## To do
In the records below, find the line holding "const int wp = blk;" and the line holding "const unsigned loff". Set down both, with every line between them, exactly.

## Excerpted data
*** Block opens ***
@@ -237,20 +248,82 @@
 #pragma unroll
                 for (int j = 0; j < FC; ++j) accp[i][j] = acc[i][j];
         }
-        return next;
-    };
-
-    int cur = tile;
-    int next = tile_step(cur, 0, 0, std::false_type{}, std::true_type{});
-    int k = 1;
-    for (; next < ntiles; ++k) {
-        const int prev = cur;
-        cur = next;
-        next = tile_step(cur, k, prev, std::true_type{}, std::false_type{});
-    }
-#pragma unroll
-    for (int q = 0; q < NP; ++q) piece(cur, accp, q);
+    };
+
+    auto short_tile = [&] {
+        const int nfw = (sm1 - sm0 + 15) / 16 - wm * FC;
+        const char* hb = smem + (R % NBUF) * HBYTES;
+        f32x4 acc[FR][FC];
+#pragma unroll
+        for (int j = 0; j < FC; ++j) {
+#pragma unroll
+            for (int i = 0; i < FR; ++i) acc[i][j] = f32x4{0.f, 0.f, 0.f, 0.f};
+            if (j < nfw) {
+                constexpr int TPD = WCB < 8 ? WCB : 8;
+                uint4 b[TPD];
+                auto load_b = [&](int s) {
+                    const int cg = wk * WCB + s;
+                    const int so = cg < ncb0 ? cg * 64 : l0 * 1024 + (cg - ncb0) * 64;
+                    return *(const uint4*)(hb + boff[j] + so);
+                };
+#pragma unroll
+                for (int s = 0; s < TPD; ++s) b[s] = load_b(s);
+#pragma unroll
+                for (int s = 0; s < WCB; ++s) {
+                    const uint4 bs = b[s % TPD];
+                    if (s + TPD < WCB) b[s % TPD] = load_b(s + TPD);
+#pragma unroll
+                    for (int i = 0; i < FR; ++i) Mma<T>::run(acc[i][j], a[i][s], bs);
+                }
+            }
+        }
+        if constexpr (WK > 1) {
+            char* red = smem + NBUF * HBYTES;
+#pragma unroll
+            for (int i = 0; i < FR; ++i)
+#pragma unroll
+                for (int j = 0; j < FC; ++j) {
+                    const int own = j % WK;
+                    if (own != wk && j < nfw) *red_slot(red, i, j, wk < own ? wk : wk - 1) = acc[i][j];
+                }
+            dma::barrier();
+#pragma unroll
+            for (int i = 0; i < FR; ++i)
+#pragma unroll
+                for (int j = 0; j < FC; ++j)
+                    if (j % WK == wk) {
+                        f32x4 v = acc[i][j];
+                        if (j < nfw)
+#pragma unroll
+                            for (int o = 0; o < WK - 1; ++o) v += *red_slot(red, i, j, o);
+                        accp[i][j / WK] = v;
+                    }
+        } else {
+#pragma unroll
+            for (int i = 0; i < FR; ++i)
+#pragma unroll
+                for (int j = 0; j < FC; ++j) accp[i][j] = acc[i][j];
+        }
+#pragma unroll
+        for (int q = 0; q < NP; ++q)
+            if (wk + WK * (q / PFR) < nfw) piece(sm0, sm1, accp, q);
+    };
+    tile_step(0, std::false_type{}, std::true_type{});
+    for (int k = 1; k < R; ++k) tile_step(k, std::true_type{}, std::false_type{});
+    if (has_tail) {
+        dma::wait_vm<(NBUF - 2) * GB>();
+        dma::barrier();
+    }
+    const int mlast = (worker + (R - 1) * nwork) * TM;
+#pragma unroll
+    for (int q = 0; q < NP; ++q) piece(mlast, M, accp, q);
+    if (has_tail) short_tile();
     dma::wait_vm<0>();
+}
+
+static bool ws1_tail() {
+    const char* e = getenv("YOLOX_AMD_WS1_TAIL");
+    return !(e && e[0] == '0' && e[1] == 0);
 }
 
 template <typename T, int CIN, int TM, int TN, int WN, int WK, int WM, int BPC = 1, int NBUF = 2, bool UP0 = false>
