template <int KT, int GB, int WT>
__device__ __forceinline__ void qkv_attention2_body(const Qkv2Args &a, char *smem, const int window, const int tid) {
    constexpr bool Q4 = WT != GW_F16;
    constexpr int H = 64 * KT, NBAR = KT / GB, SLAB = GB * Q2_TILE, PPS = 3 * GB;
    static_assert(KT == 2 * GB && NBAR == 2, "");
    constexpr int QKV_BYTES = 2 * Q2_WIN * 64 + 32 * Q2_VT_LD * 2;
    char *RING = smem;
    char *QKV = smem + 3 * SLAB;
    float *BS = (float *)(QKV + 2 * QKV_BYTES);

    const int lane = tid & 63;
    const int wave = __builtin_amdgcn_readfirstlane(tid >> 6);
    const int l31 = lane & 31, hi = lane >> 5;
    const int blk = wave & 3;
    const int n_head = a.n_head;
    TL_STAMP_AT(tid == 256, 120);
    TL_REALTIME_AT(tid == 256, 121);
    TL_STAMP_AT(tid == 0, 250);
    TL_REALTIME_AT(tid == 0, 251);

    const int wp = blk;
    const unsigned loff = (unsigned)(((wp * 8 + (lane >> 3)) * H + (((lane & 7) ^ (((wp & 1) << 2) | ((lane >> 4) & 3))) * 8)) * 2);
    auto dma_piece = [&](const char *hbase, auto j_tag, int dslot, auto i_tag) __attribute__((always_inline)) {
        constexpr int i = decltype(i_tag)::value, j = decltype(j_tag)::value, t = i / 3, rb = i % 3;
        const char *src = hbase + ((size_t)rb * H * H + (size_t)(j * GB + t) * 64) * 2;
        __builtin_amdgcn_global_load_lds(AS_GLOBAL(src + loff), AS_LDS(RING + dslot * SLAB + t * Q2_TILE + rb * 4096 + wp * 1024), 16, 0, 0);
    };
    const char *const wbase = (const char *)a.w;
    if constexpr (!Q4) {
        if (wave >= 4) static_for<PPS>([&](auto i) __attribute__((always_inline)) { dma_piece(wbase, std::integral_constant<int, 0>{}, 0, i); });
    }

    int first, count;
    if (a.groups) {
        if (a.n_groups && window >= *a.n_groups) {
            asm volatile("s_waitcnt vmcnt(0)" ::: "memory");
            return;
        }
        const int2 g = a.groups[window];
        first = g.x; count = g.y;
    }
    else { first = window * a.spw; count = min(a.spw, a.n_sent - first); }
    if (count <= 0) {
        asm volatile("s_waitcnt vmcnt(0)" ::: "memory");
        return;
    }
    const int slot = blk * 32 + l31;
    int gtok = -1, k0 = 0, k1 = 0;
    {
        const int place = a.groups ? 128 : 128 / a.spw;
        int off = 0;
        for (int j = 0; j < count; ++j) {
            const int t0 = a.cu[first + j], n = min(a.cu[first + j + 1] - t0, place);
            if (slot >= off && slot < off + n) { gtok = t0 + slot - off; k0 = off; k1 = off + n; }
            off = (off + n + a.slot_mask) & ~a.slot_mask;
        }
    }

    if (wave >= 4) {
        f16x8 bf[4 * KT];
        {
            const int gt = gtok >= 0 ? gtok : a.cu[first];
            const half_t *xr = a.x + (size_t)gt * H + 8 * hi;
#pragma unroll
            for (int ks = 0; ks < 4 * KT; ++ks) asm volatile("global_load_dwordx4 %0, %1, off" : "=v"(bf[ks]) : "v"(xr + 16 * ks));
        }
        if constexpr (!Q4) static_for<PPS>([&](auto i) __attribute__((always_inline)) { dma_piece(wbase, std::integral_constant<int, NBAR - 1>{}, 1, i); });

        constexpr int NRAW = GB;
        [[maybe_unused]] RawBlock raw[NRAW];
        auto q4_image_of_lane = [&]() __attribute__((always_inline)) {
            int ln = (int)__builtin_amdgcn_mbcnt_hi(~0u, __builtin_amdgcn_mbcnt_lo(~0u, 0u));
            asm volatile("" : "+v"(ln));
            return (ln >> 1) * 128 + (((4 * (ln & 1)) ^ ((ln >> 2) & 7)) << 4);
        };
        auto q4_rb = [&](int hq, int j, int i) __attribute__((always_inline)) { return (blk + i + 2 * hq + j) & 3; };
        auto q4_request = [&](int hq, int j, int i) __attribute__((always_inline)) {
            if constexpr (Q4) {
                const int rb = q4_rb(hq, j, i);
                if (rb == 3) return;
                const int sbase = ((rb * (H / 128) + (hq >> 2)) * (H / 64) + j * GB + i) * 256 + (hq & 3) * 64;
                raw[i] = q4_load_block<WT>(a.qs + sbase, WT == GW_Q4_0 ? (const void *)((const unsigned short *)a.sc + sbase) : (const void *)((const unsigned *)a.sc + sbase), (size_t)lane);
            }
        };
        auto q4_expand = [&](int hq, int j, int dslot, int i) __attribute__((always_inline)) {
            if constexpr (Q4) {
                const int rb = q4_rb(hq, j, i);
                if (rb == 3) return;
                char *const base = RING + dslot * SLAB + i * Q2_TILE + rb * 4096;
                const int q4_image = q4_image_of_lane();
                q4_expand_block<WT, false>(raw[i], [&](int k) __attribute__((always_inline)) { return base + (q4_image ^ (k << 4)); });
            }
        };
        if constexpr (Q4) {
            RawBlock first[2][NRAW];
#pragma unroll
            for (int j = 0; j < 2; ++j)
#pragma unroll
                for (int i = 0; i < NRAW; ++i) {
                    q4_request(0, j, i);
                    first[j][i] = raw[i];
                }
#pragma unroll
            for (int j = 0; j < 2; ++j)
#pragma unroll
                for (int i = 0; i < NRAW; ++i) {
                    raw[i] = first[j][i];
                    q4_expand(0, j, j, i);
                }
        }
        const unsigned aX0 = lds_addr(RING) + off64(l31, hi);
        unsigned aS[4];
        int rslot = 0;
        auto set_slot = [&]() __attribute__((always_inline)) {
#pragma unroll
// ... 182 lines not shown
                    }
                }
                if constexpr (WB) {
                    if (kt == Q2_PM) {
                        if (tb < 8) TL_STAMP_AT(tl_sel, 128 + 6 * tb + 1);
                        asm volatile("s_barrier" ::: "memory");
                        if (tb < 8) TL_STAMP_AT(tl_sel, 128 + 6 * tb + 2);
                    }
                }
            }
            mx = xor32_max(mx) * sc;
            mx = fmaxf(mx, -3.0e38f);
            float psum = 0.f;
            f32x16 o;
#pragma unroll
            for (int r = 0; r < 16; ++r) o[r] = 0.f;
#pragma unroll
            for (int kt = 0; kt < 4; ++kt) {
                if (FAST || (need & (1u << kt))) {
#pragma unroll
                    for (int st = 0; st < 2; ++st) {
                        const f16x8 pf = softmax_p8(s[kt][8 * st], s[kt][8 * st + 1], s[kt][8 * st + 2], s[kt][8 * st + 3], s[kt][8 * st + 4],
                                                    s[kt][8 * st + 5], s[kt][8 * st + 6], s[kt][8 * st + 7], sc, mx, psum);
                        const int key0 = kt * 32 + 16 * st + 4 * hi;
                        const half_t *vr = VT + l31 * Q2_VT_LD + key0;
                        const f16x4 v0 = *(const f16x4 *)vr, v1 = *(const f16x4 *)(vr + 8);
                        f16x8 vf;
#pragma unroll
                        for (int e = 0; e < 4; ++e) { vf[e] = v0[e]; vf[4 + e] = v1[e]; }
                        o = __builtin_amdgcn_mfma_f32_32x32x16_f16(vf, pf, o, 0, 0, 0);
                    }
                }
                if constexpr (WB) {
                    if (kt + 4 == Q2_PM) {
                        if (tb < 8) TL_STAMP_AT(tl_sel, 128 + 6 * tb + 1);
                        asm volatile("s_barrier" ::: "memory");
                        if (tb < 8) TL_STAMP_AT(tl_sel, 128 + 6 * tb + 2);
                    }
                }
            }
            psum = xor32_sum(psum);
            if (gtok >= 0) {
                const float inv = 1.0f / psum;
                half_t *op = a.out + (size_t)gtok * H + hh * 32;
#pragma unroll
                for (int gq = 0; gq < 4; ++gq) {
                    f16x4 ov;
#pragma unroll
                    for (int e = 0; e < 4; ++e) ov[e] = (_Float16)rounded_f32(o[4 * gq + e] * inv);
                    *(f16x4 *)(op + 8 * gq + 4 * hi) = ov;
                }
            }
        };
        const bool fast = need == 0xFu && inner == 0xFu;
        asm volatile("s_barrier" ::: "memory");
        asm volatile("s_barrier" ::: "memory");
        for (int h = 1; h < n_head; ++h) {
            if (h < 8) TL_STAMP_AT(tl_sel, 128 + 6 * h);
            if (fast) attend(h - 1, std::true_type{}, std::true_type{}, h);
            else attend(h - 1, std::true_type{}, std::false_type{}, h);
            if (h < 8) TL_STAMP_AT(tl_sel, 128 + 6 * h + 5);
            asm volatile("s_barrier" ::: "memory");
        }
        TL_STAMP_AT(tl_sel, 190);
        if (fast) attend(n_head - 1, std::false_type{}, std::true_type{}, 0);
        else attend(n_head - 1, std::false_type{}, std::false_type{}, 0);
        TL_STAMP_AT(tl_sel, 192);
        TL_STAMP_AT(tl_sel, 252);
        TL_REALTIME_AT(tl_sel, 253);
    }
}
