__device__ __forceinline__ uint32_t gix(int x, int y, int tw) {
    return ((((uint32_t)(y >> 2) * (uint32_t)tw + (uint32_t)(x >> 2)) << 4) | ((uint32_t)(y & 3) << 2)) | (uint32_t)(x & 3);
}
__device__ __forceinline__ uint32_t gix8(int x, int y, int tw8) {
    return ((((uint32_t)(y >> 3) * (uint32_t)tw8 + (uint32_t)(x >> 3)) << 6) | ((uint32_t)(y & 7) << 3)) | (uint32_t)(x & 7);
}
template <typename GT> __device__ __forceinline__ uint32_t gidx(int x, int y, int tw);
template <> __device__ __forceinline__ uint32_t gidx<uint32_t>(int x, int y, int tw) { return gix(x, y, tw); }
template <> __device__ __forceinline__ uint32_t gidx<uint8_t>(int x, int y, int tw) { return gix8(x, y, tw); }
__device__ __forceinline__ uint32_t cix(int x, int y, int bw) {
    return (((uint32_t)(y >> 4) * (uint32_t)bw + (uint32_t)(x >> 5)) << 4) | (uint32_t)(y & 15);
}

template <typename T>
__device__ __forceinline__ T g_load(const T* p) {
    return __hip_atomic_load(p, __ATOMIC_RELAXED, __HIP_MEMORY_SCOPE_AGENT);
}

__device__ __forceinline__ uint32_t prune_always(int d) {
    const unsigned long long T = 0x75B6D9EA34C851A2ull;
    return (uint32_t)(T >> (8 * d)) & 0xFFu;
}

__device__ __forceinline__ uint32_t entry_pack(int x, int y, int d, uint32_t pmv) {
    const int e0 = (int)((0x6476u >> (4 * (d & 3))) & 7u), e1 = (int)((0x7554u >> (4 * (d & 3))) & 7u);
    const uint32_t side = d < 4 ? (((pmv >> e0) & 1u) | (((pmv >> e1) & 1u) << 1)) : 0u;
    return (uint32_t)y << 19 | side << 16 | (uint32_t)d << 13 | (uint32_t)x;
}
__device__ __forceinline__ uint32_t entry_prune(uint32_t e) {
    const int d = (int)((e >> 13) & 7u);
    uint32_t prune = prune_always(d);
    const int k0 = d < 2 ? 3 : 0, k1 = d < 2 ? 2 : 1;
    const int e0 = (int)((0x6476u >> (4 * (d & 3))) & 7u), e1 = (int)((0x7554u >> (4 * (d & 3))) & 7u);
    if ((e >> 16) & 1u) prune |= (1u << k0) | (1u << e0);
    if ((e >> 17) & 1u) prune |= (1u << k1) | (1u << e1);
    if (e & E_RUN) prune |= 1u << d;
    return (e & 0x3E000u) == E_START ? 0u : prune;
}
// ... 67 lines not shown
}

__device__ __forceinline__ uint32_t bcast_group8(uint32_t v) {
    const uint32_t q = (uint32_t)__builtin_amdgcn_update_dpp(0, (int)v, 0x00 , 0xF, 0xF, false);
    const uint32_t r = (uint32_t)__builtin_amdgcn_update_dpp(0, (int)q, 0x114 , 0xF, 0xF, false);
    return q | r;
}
*** Block closes ***
## The answer
    const int wp = blk;
    const unsigned loff = (unsigned)(((wp * 8 + (lane >> 3)) * H + (((lane & 7) ^ (((wp & 1) << 2) | ((lane >> 4) & 3))) * 8)) * 2);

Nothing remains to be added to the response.